Bruno Gollnisch

Condamnation de Marine Le Pen: la réaction de Bruno Gollnisch

COMMUNIQUÉ de Bruno Gollnisch, ancien député à l’Assemblée Nationale & au Parlement européen

Sur l’arrêt de la Cour d’Appel de Paris & les procédures judiciaires dirigées contre les députés et assistants R.N.

L’arrêt de la Cour d’Appel de Paris, théoriquement atténué par rapport à l’incroyable jugement de première instance, conforte le véritable coup d’état judiciaire visant à entraver les Français dans le libre choix de leurs candidats à l’élection présidentielle.

Cette décision est d’autant plus choquante qu’elle frappe des élus et des assistants qui n’ont en rien enfreint les règles du droit et de la probité :

Nous sommes condamnés, serait-ce à reculons, pour avoir confié à nos assistants des missions de travail politique. Ces missions relevaient exclusivement de notre libre choix, conformément au mandat reçu de nos électeurs.
– Aucun texte législatif ne les interdisait.
– Les débats ont montré qu’il n’y avait eu aucun emploi fictif.
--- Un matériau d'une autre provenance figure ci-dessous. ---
+def project_views_runs(n_points, depth_index, height, width, vis, vis_sorted, run_start, run_end, mask_run_offs,
+                       view_mask_offs, word_bits, frame_mask, frame_rowbase, frame_nmask, frame_flags, rows, masked_count,
+                       viewed_count, chunk_mask):
+    call("bff_project_views_runs", n_points, depth_index.shape[0], _ptr(depth_index, i32), height, width,
+         _ptr(vis[0], i64), _ptr(vis_sorted[0], i32), _ptr(vis_sorted[1], i32), _ptr(vis_sorted[2], i32),
+         _ptr(run_start, i32), _ptr(run_end, i32), _ptr(mask_run_offs, i32), _ptr(view_mask_offs, i32), word_bits,
+         _ptr(frame_mask, i32), _ptr(frame_rowbase, i32), _ptr(frame_nmask, i32), _ptr(frame_flags, i32), _ptr(rows, i64),
          0 if rows is None else rows.shape[0], (n_points + 63) // 64, _ptr(chunk_mask, i64), _ptr(masked_count, i32),
          _ptr(viewed_count, i32))
 
diff --git a/beyond_fixed_forms_amd/csrc/project.hip b/beyond_fixed_forms_amd/csrc/project.hip
--- a/beyond_fixed_forms_amd/csrc/project.hip
+++ b/beyond_fixed_forms_amd/csrc/project.hip
@@ -1,4 +1,8 @@
+#include <algorithm>
+#include <cstdlib>
+
 #include <hip/hip_ext.h>
+#include <rocprim/device/device_radix_sort.hpp>
 
 #include "common.h"
 #include "mask_rows.h"
@@ -766,6 +770,242 @@
     const double u = rint(p0 / cz), v = rint(p1 / cz);
     const int64_t at = (int64_t)off[slot * stride + w] + __popcll(m & ((1ull << lane) - 1));
     if (at < pix_cap) pixels[at] = (uint32_t)(int)u | ((uint32_t)(int)v << 16);
+}
+
+
+__global__ __launch_bounds__(kBlock) void vis_sort_keys_kernel(const uint64_t *__restrict__ mask, const uint32_t *__restrict__ off,
+                                                               const uint32_t *__restrict__ pix, int64_t stride, int64_t n_pairs,
+                                                               int W, uint32_t hw, uint32_t *__restrict__ keys,
+                                                               uint32_t *__restrict__ pts)
+{
+    const int lane = threadIdx.x & 63;
+    const int64_t w = (int64_t)blockIdx.x * (kBlock / kWave) + (threadIdx.x >> 6);
+    const int slot = blockIdx.y;
+    if (w >= stride) return;
+    const uint64_t m = mask[slot * stride + w];
+    if (!((m >> lane) & 1)) return;
+    const int64_t at = (int64_t)off[slot * stride + w] + __popcll(m & ((1ull << lane) - 1));
+    if (at >= n_pairs) return;
+    const uint32_t p = pix[at];
+    keys[at] = (uint32_t)slot * hw + (p >> 16) * (uint32_t)W + (p & 0xffffu);
+    pts[at] = (uint32_t)(w * kWave + lane);
+}
+
+__global__ __launch_bounds__(kBlock) void vis_sorted_pixels_kernel(const uint32_t *__restrict__ keys, int64_t n_pairs, uint32_t hw,
+                                                                   uint32_t *__restrict__ spix)
+{
+    const int64_t i = (int64_t)blockIdx.x * kBlock + threadIdx.x;
+    if (i < n_pairs) spix[i] = keys[i] % hw;
+}
+
+__global__ __launch_bounds__(kBlock) void vis_rowstart_kernel(const uint32_t *__restrict__ spix, const uint32_t *__restrict__ off,
+                                                              int64_t stride, int64_t n_pairs, int n_slots, int H, int W,
+                                                              uint32_t *__restrict__ rowstart)
+{
+    const int64_t t = (int64_t)blockIdx.x * kBlock + threadIdx.x;
+    if (t >= (int64_t)n_slots * (H + 1)) return;
+    const int s = (int)(t / (H + 1)), y = (int)(t - (int64_t)s * (H + 1));
+    int64_t lo = min((int64_t)off[s * stride], n_pairs);
+    int64_t hi = s + 1 < n_slots ? min((int64_t)off[(s + 1) * stride], n_pairs) : n_pairs;
+    const uint32_t target = (uint32_t)y * (uint32_t)W;
+    while (lo < hi) {
+        const int64_t mid = lo + ((hi - lo) >> 1);
+        if (spix[mid] < target) lo = mid + 1; else hi = mid;
+    }
+    rowstart[t] = (uint32_t)lo;
+}
+
+constexpr int kRunsDeal = 4;
+
+__global__ __launch_bounds__(kBlock) void sweep_runs_fill_kernel(
+    int n_frames, const int32_t *__restrict__ depth_index, int H, int W,
+    const uint32_t *__restrict__ spix, const uint32_t *__restrict__ spt, const uint32_t *__restrict__ rowstart,
+    const int32_t *__restrict__ run_start, const int32_t *__restrict__ run_end, const int32_t *__restrict__ mask_run_offs,
+    const int32_t *__restrict__ view_mask_offs, const int32_t *__restrict__ frame_mask,
+    const int32_t *__restrict__ frame_rowbase, const int32_t *__restrict__ frame_nmask,
+    uint64_t *__restrict__ rows, int64_t nw, int n_chunks, uint64_t *__restrict__ chunk_mask, int mw)
+{
+    extern __shared__ uint64_t s_row[];
+    const int f = blockIdx.x, m = blockIdx.y;
+    const int mi = frame_mask[f];
+    if (mi < 0 || m >= frame_nmask[f]) return;
+    const int tid = threadIdx.x, lane = tid & 63, wave = tid >> 6;
+    const int64_t row = (int64_t)frame_rowbase[f] + m;
+    for (int i = tid; i < n_chunks * kCW; i += kBlock) s_row[i] = 0;
+    __syncthreads();
+
+    const int g = view_mask_offs[mi] + m;
+    const int r0 = mask_run_offs[g], r1 = mask_run_offs[g + 1];
+    const uint32_t *rs = rowstart + (int64_t)depth_index[f] * (H + 1);
+    const int hw = H * W;
+    uint32_t *bits = reinterpret_cast<uint32_t *>(s_row);
+    for (int rb = r0 + wave * kWave; rb < r1; rb += kBlock) {
+        const int r = rb + lane;
+        uint32_t lo = 0, cnt = 0;
+        if (r < r1) {
+            const int start = max(run_start[r], 0), end = min(run_end[r], hw);
+            if (start < end) {
+                const int y = start / W, ye = (end - 1) / W;
+                uint32_t lo1 = rs[y], hi1 = rs[y + 1], lo2 = rs[ye], hi2 = rs[ye + 1];
+                while (lo1 < hi1 || lo2 < hi2) {
+                    const bool go1 = lo1 < hi1, go2 = lo2 < hi2;
+                    const uint32_t mid1 = lo1 + ((hi1 - lo1) >> 1), mid2 = lo2 + ((hi2 - lo2) >> 1);
+                    const uint32_t v1 = go1 ? spix[mid1] : 0u, v2 = go2 ? spix[mid2] : 0u;
+                    if (go1) { if (v1 < (uint32_t)start) lo1 = mid1 + 1; else hi1 = mid1; }
+                    if (go2) { if (v2 < (uint32_t)end) lo2 = mid2 + 1; else hi2 = mid2; }
+                }
+                lo = lo1;
+                cnt = lo2 - lo1;
+            }
+        }
+        uint32_t incl = cnt;
+#pragma unroll
+        for (int d = 1; d < kWave; d <<= 1) {
+            const uint32_t t = __shfl_up(incl, d);
+            if (lane >= d) incl += t;
+        }
+        const uint32_t total = __shfl(incl, kWave - 1);
+        const uint32_t base = lo - (incl - cnt);
+        for (uint32_t k0 = 0; k0 < total; k0 += kRunsDeal * kWave) {
+            uint32_t at[kRunsDeal], pt[kRunsDeal];
+#pragma unroll
+            for (int j = 0; j < kRunsDeal; ++j) {
+                const uint32_t k = k0 + j * kWave + lane;
+                int owner = 0;
+#pragma unroll
+                for (int step = kWave / 2; step; step >>= 1)
+                    if (__shfl(incl, owner + step - 1) <= k) owner += step;
+                at[j] = __shfl(base, owner & (kWave - 1)) + k;
+            }
+#pragma unroll
+            for (int j = 0; j < kRunsDeal; ++j) pt[j] = k0 + j * kWave + lane < total ? spt[at[j]] : 0u;
+#pragma unroll
+            for (int j = 0; j < kRunsDeal; ++j)
+                if (k0 + j * kWave + lane < total) atomicOr(bits + (pt[j] >> 5), 1u << (pt[j] & 31));
+        }
+    }
+    __syncthreads();
+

Tous nos assistants ont travaillé avec conscience et dévouement, de façon publique, non dissimulée ;
– Tout ceci était conforme à l’usage général du Parlement Européen, connu de l’administration parlementaire et validé par elle.[1]

Les poursuites intentées venaient d’adversaires haineux, au premier rang desquels l’ancien président socialiste allemand Schulz, dont le comportement en matière d’assistance parlementaire était cent fois plus critiquable que celui qui nous est reproché.[2]
Elles sont un monument d’hypocrisie partisane.
Elles enfreignent le principe fondamental de la séparation des pouvoirs, rappelé pourtant dans cette affaire par les plus hautes autorités de droit constitutionnel de notre pays : les professeurs Avril et Gicquel ; M. Jean-Eric Schoettl, ancien secrétaire général du Conseil constitutionnel.
Cette décision, qui copie pratiquement les réquisitions extravagantes du Parquet, est inacceptable.
Je n’ai pas détourné un centime d’argent public de toute ma vie politique.
Le Parlement européen, au nom duquel prétendent parler nos ennemis, n’a subi aucun préjudice.
J’examinerai donc avec mes avocats, sans illusion, les voies de droits qui subsistent encore dans un pays, le nôtre, qui mérite chaque jour de moins en moins le nom de démocratie.

(1) Et notamment du responsable du service de l’Assistance parlementaire, M. Franck Antoine-Poirel, avec lequel, fait très grave, une confrontation sollicitée par moi au stade de l’instruction m’a été refusée. M. Antoine-Poirel a été — et pour cause — le grand absent de tout ce procès, laissant son supérieur, M. Klethi, présenter les choses à sa façon….
(2) M. Schulz a été accusé par ses propres assistants de les avoir contraints à des travaux domestiques pour son compte. L’un d’entre eux a déclaré au Spiegel : « Il nous obligeait à repasser ses pantalons .» Un autre, qui, sous le statut d’accrédité, devait résider à Bruxelles ou Strasbourg, résidait en fait à Aix-la-Chapelle, d’où il dirigeait l’Agence « Euregio Tours », agence de voyages du SPD, le parti socialiste allemand. Le rapport de la Commission de contrôle budgétaire connu sous le nom de « Rapport Pieper » est accablant pour ce qui est de l’usage, non seulement des assistants, mais aussi des fonctionnaires du Parlement, à des fins partisanes électoralistes au profit de M.Schulz. Bien évidemment, Le directeur général des finances, M. Klethi, obligé de Schulz, s’est abstenu d’en tirer la moindre conclusion défavorable à son supérieur.